Information given:
##############################
RT_DEV void queue_store(const QueueDev& q, uint32_t slot, uint32_t id, const RayState& r) {
    q.org_id[slot] = make_float4(r.org.x, r.org.y, r.org.z, __uint_as_float(id));
    q.a[slot] = make_uint2((uint32_t)r.dir[0] | ((uint32_t)r.dir[1] << 16), (uint32_t)r.dir[2] | ((uint32_t)r.att[0] << 16));
    q.b[slot] = make_uint2((uint32_t)r.att[1] | ((uint32_t)r.att[2] << 16), (uint32_t)r.rad[0] | ((uint32_t)r.rad[1] << 16));
    q.c[slot] = r.rad[2];
}
RT_DEV uint32_t queue_load(const QueueDev& q, uint32_t slot, RayState& r) {
    const float4 o = q.org_id[slot];
    const uint2 a = q.a[slot], b = q.b[slot];
    const uint16_t c = q.c[slot];
    r.org = mk3(o.x, o.y, o.z);
    r.dir[0] = (uint16_t)a.x, r.dir[1] = (uint16_t)(a.x >> 16), r.dir[2] = (uint16_t)a.y;
    r.att[0] = (uint16_t)(a.y >> 16), r.att[1] = (uint16_t)b.x, r.att[2] = (uint16_t)(b.x >> 16);
    r.rad[0] = (uint16_t)b.y, r.rad[1] = (uint16_t)(b.y >> 16), r.rad[2] = c;
    return __float_as_uint(o.w);
}
// ... 29 lines not shown
#endif
constexpr int kMegaUnroll = 3;
#ifndef RT_MEGA_SHADE_PCT
#define RT_MEGA_SHADE_PCT 75
#endif
constexpr uint32_t kMegaShadePct = RT_MEGA_SHADE_PCT;
constexpr uint32_t kMegaRefill = 1;
struct RefillPolicy {
    uint32_t w = (kMegaRefill - 1u) << 28;
    RT_DEV uint32_t threshold() const { return (w >> 28) + 1u; }
    RT_DEV void stepped() {
        if (((w >> 17) & 0x7FFu) != 0x7FFu) w += 1u << 17;
    }
    RT_DEV void round(bool finished) {
        w += ((uint32_t)__popcll(__ballot(finished)) << 5) + 1u;
        if ((w & 31u) == 0u) {
            const uint32_t ended = ((w >> 5) & 0xFFFu) - 1u, steps = ((w >> 17) & 0x7FFu) * kMegaUnroll;
            const uint32_t num = 320u * ended, den = 160u + steps;
            const uint32_t t = num < 4u * den ? 1u : num < 9u * den ? 2u : num < 16u * den ? 3u : num < 25u * den ? 4u : num < 36u * den ? 5u
                               : num < 64u * den ? 6u : num < 100u * den ? 8u : num < 144u * den ? 10u : num < 256u * den ? 12u : 16u;
            w = (t - 1u) << 28;
        }
    }
};
template <uint32_t OFF> RT_DEV uint32_t frame_u32(const MegaFrame* f) {
    uint32_t v;
    asm volatile("s_load_dword %0, %1, %2\n\t"
                 "s_waitcnt lgkmcnt(0)"
                 : "=&s"(v)
                 : "s"(f), "i"(OFF));
    return v;
}
template <uint32_t OFF> RT_DEV unsigned long long frame_u64(const MegaFrame* f) {
    unsigned long long v;
    asm volatile("s_load_dwordx2 %0, %1, %2\n\t"
                 "s_waitcnt lgkmcnt(0)"
                 : "=&s"(v)
                 : "s"(f), "i"(OFF));
    return v;
}
RT_DEV CameraDev frame_camera(const MegaFrame* f, int32_t width, int32_t height) {
    static_assert(offsetof(MegaFrame, cam) == 0 && offsetof(CameraDev, dv) + sizeof(CameraDev::dv) == 48, "the camera's twelve floats lead MegaFrame");
    u32x4 a, b, c;
    asm volatile("s_load_dwordx4 %0, %3, 0x0\n\t"
                 "s_load_dwordx4 %1, %3, 0x10\n\t"
                 "s_load_dwordx4 %2, %3, 0x20\n\t"
                 "s_waitcnt lgkmcnt(0)"
                 : "=&s"(a), "=&s"(b), "=&s"(c)
                 : "s"(f));
    CameraDev cam;
    cam.center[0] = __uint_as_float(a.x), cam.center[1] = __uint_as_float(a.y), cam.center[2] = __uint_as_float(a.z);
    cam.pixel00[0] = __uint_as_float(a.w), cam.pixel00[1] = __uint_as_float(b.x), cam.pixel00[2] = __uint_as_float(b.y);
    cam.du[0] = __uint_as_float(b.z), cam.du[1] = __uint_as_float(b.w), cam.du[2] = __uint_as_float(c.x);
    cam.dv[0] = __uint_as_float(c.y), cam.dv[1] = __uint_as_float(c.z), cam.dv[2] = __uint_as_float(c.w);
    cam.width = width, cam.height = height;
    return cam;
}
RT_DEV CameraDev frame_camera_and_seed(const MegaFrame* f, int32_t width, int32_t height, uint32_t& seed_add) {
    u32x4 a, b, c;
    uint32_t s;
    asm volatile("s_load_dwordx4 %0, %4, 0x0\n\t"
                 "s_load_dwordx4 %1, %4, 0x10\n\t"
                 "s_load_dwordx4 %2, %4, 0x20\n\t"
                 "s_load_dword %3, %4, %5\n\t"
                 "s_waitcnt lgkmcnt(0)"
                 : "=&s"(a), "=&s"(b), "=&s"(c), "=&s"(s)
                 : "s"(f), "i"((uint32_t)offsetof(MegaFrame, seed_add)));
    CameraDev cam;
    cam.center[0] = __uint_as_float(a.x), cam.center[1] = __uint_as_float(a.y), cam.center[2] = __uint_as_float(a.z);
    cam.pixel00[0] = __uint_as_float(a.w), cam.pixel00[1] = __uint_as_float(b.x), cam.pixel00[2] = __uint_as_float(b.y);
    cam.du[0] = __uint_as_float(b.z), cam.du[1] = __uint_as_float(b.w), cam.du[2] = __uint_as_float(c.x);
    cam.dv[0] = __uint_as_float(c.y), cam.dv[1] = __uint_as_float(c.z), cam.dv[2] = __uint_as_float(c.w);
    cam.width = width, cam.height = height;
    seed_add = s;
    return cam;
}
struct SliceNow {
    u32x4 head;
    u32x2 cuts;
};
RT_DEV SliceNow frame_slices(const MegaFrame* f) {
    static_assert(offsetof(SliceDev, tag0) == offsetof(SliceDev, state) + 8 && offsetof(SliceDev, shift) == offsetof(SliceDev, state) + 12, "SliceNow::head");
    SliceNow n;
    asm volatile("s_load_dwordx4 %0, %2, %3\n\t"
                 "s_load_dwordx2 %1, %2, %4\n\t"
                 "s_waitcnt lgkmcnt(0)"
                 : "=&s"(n.head), "=&s"(n.cuts)
                 : "s"(f), "i"((uint32_t)offsetof(MegaFrame, sl.state)), "i"((uint32_t)offsetof(MegaFrame, sl.cuts)));
    return n;
}
RT_DEV uint32_t frame_slice_bound(const MegaFrame* f, uint32_t j) {
    uint32_t v;
    const uint32_t at = (uint32_t)__builtin_amdgcn_readfirstlane((int)((uint32_t)offsetof(MegaFrame, sl.bound) + 4u * j));
    asm volatile("s_load_dword %0, %1, %2\n\t"
                 "s_waitcnt lgkmcnt(0)"
                 : "=&s"(v)
                 : "s"(f), "s"(at));
    return v;
}
RT_DEV u32x4* frame_carry(const MegaFrame* f) { return (u32x4*)frame_u64<offsetof(MegaFrame, carry)>(f); }
RT_DEV uint32_t frame_carry_total(const MegaFrame* f) { return frame_u32<offsetof(MegaFrame, carry_total)>(f); }
RT_DEV uint32_t frame_n_blocks(const MegaFrame* f) { return frame_u32<offsetof(MegaFrame, n_blocks)>(f); }
RT_DEV const uint32_t* frame_blocks(const MegaFrame* f) { return (const uint32_t*)frame_u64<offsetof(MegaFrame, blocks)>(f); }
RT_DEV const uint32_t* frame_block_count(const MegaFrame* f) { return (const uint32_t*)frame_u64<offsetof(MegaFrame, block_count)>(f); }
RT_DEV uint32_t frame_slice_wait_cap(const MegaFrame* f) { return frame_u32<offsetof(MegaFrame, sl.wait_cap)>(f); }
RT_DEV u32x4 carry_word(float r, float g, float b, uint32_t rng) {
    u32x4 w;
    w.x = __float_as_uint(r), w.y = __float_as_uint(g), w.z = __float_as_uint(b), w.w = rng;
    return w;
}
typedef __attribute__((address_space(3))) uint32_t lds_u32_word;
RT_DEV bool slice_wait_count(lds_u32_word* looks, const MegaFrame* f) {
    __builtin_amdgcn_s_sleep(127);
    const uint32_t n = *looks + 1u;
    *looks = n;
    return n == frame_slice_wait_cap(f) + 1u;
}
RT_DEV bool slice_wait_over(const lds_u32_word* looks, const MegaFrame* f) { return *looks > frame_slice_wait_cap(f); }
RT_DEV lds_u32_word* slice_looks_word(const void __attribute__((address_space(3))) * lane_slot, const void __attribute__((address_space(3))) * planes) {
    uint32_t a = (uint32_t)(size_t)lane_slot;
    asm volatile("" : "+v"(a));
    const uint32_t base = (uint32_t)(size_t)planes;
    return (lds_u32_word*)(size_t)(base + 3u * kMegaBlock * 4u + (((a - base) >> 6) & ~3u));
}
template <int STATS, bool SLICED, int CARRY = 0>
__global__ void __launch_bounds__(kMegaBlock, kMegaWaves) k_megakernel(SceneDev S, const MegaFrame* frame, int32_t width, int32_t height, TileDev tile,
                                                    uint32_t max_depth, uint32_t spp, uint32_t seed_mode, uint32_t rr_start, float* __restrict__ out_f32,
                                                    uint8_t* __restrict__ out_u8,
                                                    unsigned long long* __restrict__ ray_counter,
                                                    unsigned long long* __restrict__ stats_out, uint32_t n_slices) {
    WaveStats ws;
    long long t_begin = 0, t_mark = 0, t_trav = 0, t_shade = 0;
    long long ck[8] = {0, 0, 0, 0, 0, 0, 0, 0};
    if (STATS) t_begin = t_mark = (long long)__builtin_readcyclecounter();
    unsigned long long wall_begin = 0, wall_exhausted = 0;
    if (STATS >= 2) wall_begin = wall_clock64();
    const uint32_t tiles_x = (uint32_t)(width + 7) >> 3, tiles_y = (uint32_t)(tile.local_rows + 7) >> 3;
    const uint32_t n_slots = (CARRY == 3 ? frame_n_blocks(frame) : tiles_x * tiles_y) * 64u;
    const int lane = (int)(threadIdx.x & 63u);
    uint32_t* pixel_cursor = reinterpret_cast<uint32_t*>(ray_counter + 1);
    int x = 0, gy = 0;
    uint32_t pix = 0;
    uint32_t rng = 0, s = 0, depth = 0;
    unsigned long long wave_rays = 0;
    __shared__ float color_lds[3 * kMegaBlock + (SLICED ? kMegaBlock / 64 : 0)];
    typedef __attribute__((address_space(3))) float lds_f32;
    lds_f32* const color_r = (lds_f32*)color_lds + threadIdx.x;
    lds_f32* const color_g = color_r + kMegaBlock;
    lds_f32* const color_b = color_g + kMegaBlock;
    RayState r{};
    Trav T;
    if (SLICED) *slice_looks_word(color_r, (lds_f32*)color_lds) = 0u;
    RT_SHADE_LDS
    RT_TRAVERSAL_LDS(kMegaBlock)
    T.cur = kTravDone;
    constexpr uint32_t kPend = 0x40000000u;
    bool live = false;
    RefillPolicy refill;
    bool exhausted = false;
    uint32_t slice_j = 0;
    auto state_rsrc = [&](const SliceNow& n) {
        return __builtin_amdgcn_make_buffer_rsrc((void*)(((unsigned long long)n.head.y << 32) | n.head.x), 0, (int)((uint32_t)tile.local_rows * (uint32_t)width * 32u), 0x00020000);
    };
    auto take_slot = [&](uint32_t p, uint32_t first) {
        uint32_t t = p >> 6;
        if constexpr (CARRY == 3) t = frame_blocks(frame)[t];
        x = (int)((t % tiles_x) * 8u + (p & 7u));
        const int ly = (int)((t / tiles_x) * 8u + ((p >> 3) & 7u));
        gy = tile_global_row(tile, ly);
        pix = (uint32_t)ly * (uint32_t)width + (uint32_t)x;
        if (x < width && ly < tile.local_rows && gy < height) {
            s = first;
            if (!SLICED || first == 0) {
                depth = 0;
                if constexpr (CARRY >= 2) {
                    const u32x4 c = frame_carry(frame)[pix];
                    rng = c.w;
                    *color_r = __uint_as_float(c.x), *color_g = __uint_as_float(c.y), *color_b = __uint_as_float(c.z);
                    r = camera_ray(frame_camera(frame, width, height), x, gy, rng);
                } else {
                    uint32_t seed_add;
                    const CameraDev cam = frame_camera_and_seed(frame, width, height, seed_add);
                    rng = pixel_seed(x, gy, width, height, seed_mode) + seed_add;
                    *color_r = 0.0f, *color_g = 0.0f, *color_b = 0.0f;
                    r = camera_ray(cam, x, gy, rng);
                }
                trav_begin(T, r.org, ray_dir(r), stack);
            } else {
                depth = kPend;
            }
            live = true;
        }
    };
    {
        const uint32_t n_waves = gridDim.x * (kMegaBlock / 64u);
        if (n_slots <= n_waves * 64u && n_slices == 1u) {
            const uint32_t p = (uint32_t)lane * n_waves + blockIdx.x * (kMegaBlock / 64u) + (threadIdx.x >> 6);
            if (p < n_slots) take_slot(p, 0u);
            exhausted = true;
            if (STATS >= 2) wall_exhausted = wall_clock64();
        }
    }
    for (;;) {
        if (!exhausted) {
            const unsigned long long idle_m = __ballot(!live);
            const uint32_t cnt = (uint32_t)__popcll(idle_m);
            if (cnt >= refill.threshold()) {
                const uint32_t w = SLICED ? SliceCursor::claim_width(cnt, n_slots) : cnt;
                uint32_t base = 0;
                if (lane == 0) base = atomicAdd(pixel_cursor, w);
                base = (uint32_t)__builtin_amdgcn_readfirstlane((int)base);
                uint32_t first_here = 0, first_next = 0;
                if (SLICED) {
                    slice_j = SliceCursor::advance(slice_j, n_slices, base, n_slots);
                    if (slice_j) first_here = frame_slice_bound(frame, slice_j - 1u);
                    first_next = frame_slice_bound(frame, slice_j);
                }
                const uint32_t total_slots = SLICED ? n_slots * n_slices : n_slots;
                const uint32_t rank = __builtin_amdgcn_mbcnt_hi((uint32_t)(idle_m >> 32), __builtin_amdgcn_mbcnt_lo((uint32_t)idle_m, 0u));
                const uint32_t q = base + rank;
                if (!live && q < total_slots && rank < w) {
                    const SliceSlot m = SLICED ? SliceCursor::map(q, slice_j, n_slots, first_here, first_next) : SliceSlot{q, 0u};
                    take_slot(m.slot, m.first);
                }
                if (base + w >= total_slots) {
                    exhausted = true;
                    if (STATS >= 2) wall_exhausted = wall_clock64();
                }
            }
        }
        const uint32_t n_live = (uint32_t)__popcll(__ballot(live));
        if (n_live == 0) {
            if (exhausted) break;
            continue;
        }
        if (STATS) t_mark = (long long)__builtin_readcyclecounter();
        const TravSigns sg = trav_signs(T);
        const uint32_t n_rays = SLICED ? (uint32_t)__popcll(__ballot(live && depth < kPend)) : n_live;
        const uint32_t shade_at = n_rays * kMegaShadePct + (n_live - n_rays) * 100u;
        for (;;) {
            const bool waiting = live && T.cur == kTravDone;
            if ((uint32_t)__popcll(__ballot(waiting)) * 100u >= shade_at) break;
            if (STATS >= 2) ws.live_lane_steps += n_live;
            if (STATS == 1) ws.inner_steps += (uint32_t)kMegaUnroll;
            refill.stepped();
            (void)trav_step_wave<(STATS >= 2), true>(S, T, stack, top, sg, &ws);
#pragma unroll
            for (int k = 1; k < kMegaUnroll; ++k) {
                if (STATS >= 2) ws.live_lane_steps += n_live;
                (void)trav_step_wave<(STATS >= 2), true>(S, T, stack, top, sg, &ws);
            }
        }
        if (STATS) {
            ws.shade_rounds++;
            if (STATS >= 2) ws.shade_lanes += (uint32_t)__popcll(__ballot(live && T.cur == kTravDone));
            const long long now = (long long)__builtin_readcyclecounter();
            t_trav += now - t_mark, t_mark = now;
        }
        __builtin_amdgcn_s_setprio(RT_ROUND_PRIO);
#ifdef RT_ROUND_STAMPS
        if (STATS >= 2) ck[7] = (long long)__builtin_readcyclecounter();
#endif
        bool pixel_finished = false;
        {
            const unsigned long long traced = __ballot(live && T.cur == kTravDone && depth < kPend);
            wave_rays += (unsigned long long)__popcll(traced);
            if (SLICED && traced == 0ull && __ballot(live && depth < kPend) == 0ull && slice_wait_count(slice_looks_word(color_r, (lds_f32*)color_lds), frame) && lane == 0) atomicMax(ray_counter + 2, 1ull);
        }
        if (live && T.cur == kTravDone) {
            bool start = false;
            if (SLICED && depth >= kPend) {
                const SliceNow sn = frame_slices(frame);
                const auto rsrc = state_rsrc(sn);
                const uint32_t at = pix * 32u, tag = sn.head.z + s;
                const u32x4 w0 = __builtin_amdgcn_raw_buffer_load_b128(rsrc, (int)at, 0, 16 );
                const u32x4 w1 = __builtin_amdgcn_raw_buffer_load_b128(rsrc, (int)(at + 16u), 0, 16 );
                if ((w0.y == tag && w0.w == tag && w1.y == tag && w1.w == tag) || slice_wait_over(slice_looks_word(color_r, (lds_f32*)color_lds), frame)) {
                    *color_r = __uint_as_float(w0.x), *color_g = __uint_as_float(w0.z), *color_b = __uint_as_float(w1.x);
                    rng = w1.z;
                    start = true;
                }
            } else {
                f3 res;
                const auto add = [color_r, color_g, color_b](const f3& c) { *color_r = *color_r + c.x, *color_g = *color_g + c.y, *color_b = *color_b + c.z; };
                bool done;
                if (SLICED) {
                    done = shade_bounce<true>(S, rng, r, T.best, res, &T, &tab, STATS >= 2 ? ck : nullptr, add);
                } else {
                    done = shade_bounce<true>(S, rng, r, T.best, res, &T, &tab, STATS >= 2 ? ck : nullptr);
                    if (done) add(res);
                }
#ifdef RT_TAIL_PRIO
                __builtin_amdgcn_s_setprio(RT_TAIL_PRIO);
#endif
                depth++;
                bool killed = false;
                if (rr_start && !done && depth >= rr_start && depth < max_depth) killed = !roulette(rng, r);
                if (done || killed || depth == max_depth) {
                    s++;
                    bool handed = false;
                    SliceNow sn{};
                    if (SLICED) {
                        sn = frame_slices(frame);
                        const unsigned long long cuts = ((unsigned long long)sn.cuts.y << 32) | sn.cuts.x;
                        const uint32_t sh = sn.head.w;
                        handed = s < spp && (s & ((1u << sh) - 1u)) == 0u && ((cuts >> (s >> sh)) & 1ull) != 0ull;
                    }
                    if (SLICED && handed) {
                        live = false, pixel_finished = true;
                        const auto rsrc = state_rsrc(sn);
                        const uint32_t at = pix * 32u, tag = sn.head.z + s;
                        u32x4 w0, w1;
                        w0.x = __float_as_uint(*color_r), w0.y = tag, w0.z = __float_as_uint(*color_g), w0.w = tag;
                        w1.x = __float_as_uint(*color_b), w1.y = tag, w1.z = rng, w1.w = tag;
                        __builtin_amdgcn_raw_buffer_store_b128(w0, rsrc, (int)at, 0, 16 );
                        __builtin_amdgcn_raw_buffer_store_b128(w1, rsrc, (int)(at + 16u), 0, 16 );
                    } else if (s < spp) {
                        start = true;
                    } else {
                        live = false, pixel_finished = true;
                        float n;
                        if constexpr (CARRY == 3)
                            n = (float)frame_block_count(frame)[(pix / (uint32_t)width >> 3) * tiles_x + ((uint32_t)x >> 3)];
                        else
                            n = (float)(CARRY == 2 ? frame_carry_total(frame) : spp);
                        pixel_end(color_r, color_g, color_b, n, pix, out_f32, out_u8);
                        if constexpr (CARRY != 0) frame_carry(frame)[pix] = carry_word(*color_r, *color_g, *color_b, rng);
                    }
                }
            }
            if (start) {
                depth = 0;
                int cx = x, cy = gy;
                asm volatile("" : "+v"(cx), "+v"(cy));
                r = camera_ray(frame_camera(frame, width, height), cx, cy, rng);
            }
            if (live && depth < kPend) trav_begin(T, r.org, ray_dir(r), stack);
            RT_STAMP_AFTER((STATS >= 2 ? ck : nullptr), 5, T.ox);
        }
        refill.round(pixel_finished);
        if (STATS) t_shade += (long long)__builtin_readcyclecounter() - t_mark;
        __builtin_amdgcn_s_setprio(2);
    }
    if (lane == 0 && wave_rays) atomicAdd(ray_counter, wave_rays);
    if (STATS && lane == 0) {
        wave_stats_flush(ws, stats_out);
        const unsigned long long dur = (unsigned long long)((long long)__builtin_readcyclecounter() - t_begin);
        atomicAdd(stats_out + 8, dur), atomicMax(stats_out + 9, dur), atomicAdd(stats_out + 10, 1ull);
        atomicAdd(stats_out + 11, (unsigned long long)t_trav), atomicAdd(stats_out + 12, (unsigned long long)t_shade);
        if (STATS >= 2) {
            atomicMin(stats_out + 13, wall_begin);
            if (wall_exhausted) atomicMin(stats_out + 14, wall_exhausted);
            atomicMax(stats_out + 15, (unsigned long long)wall_clock64());
        }
#ifdef RT_ROUND_STAMPS
        for (int i = 1; i <= 5; ++i) atomicAdd(stats_out + 15 + i, (unsigned long long)ck[i]);
#endif
    }
}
##############################
Description of the task:
Among the lines of the data above, find those with the word "atomicMin" and show them.

Solution to this task:
            atomicMin(stats_out + 13, wall_begin);
            if (wall_exhausted) atomicMin(stats_out + 14, wall_exhausted);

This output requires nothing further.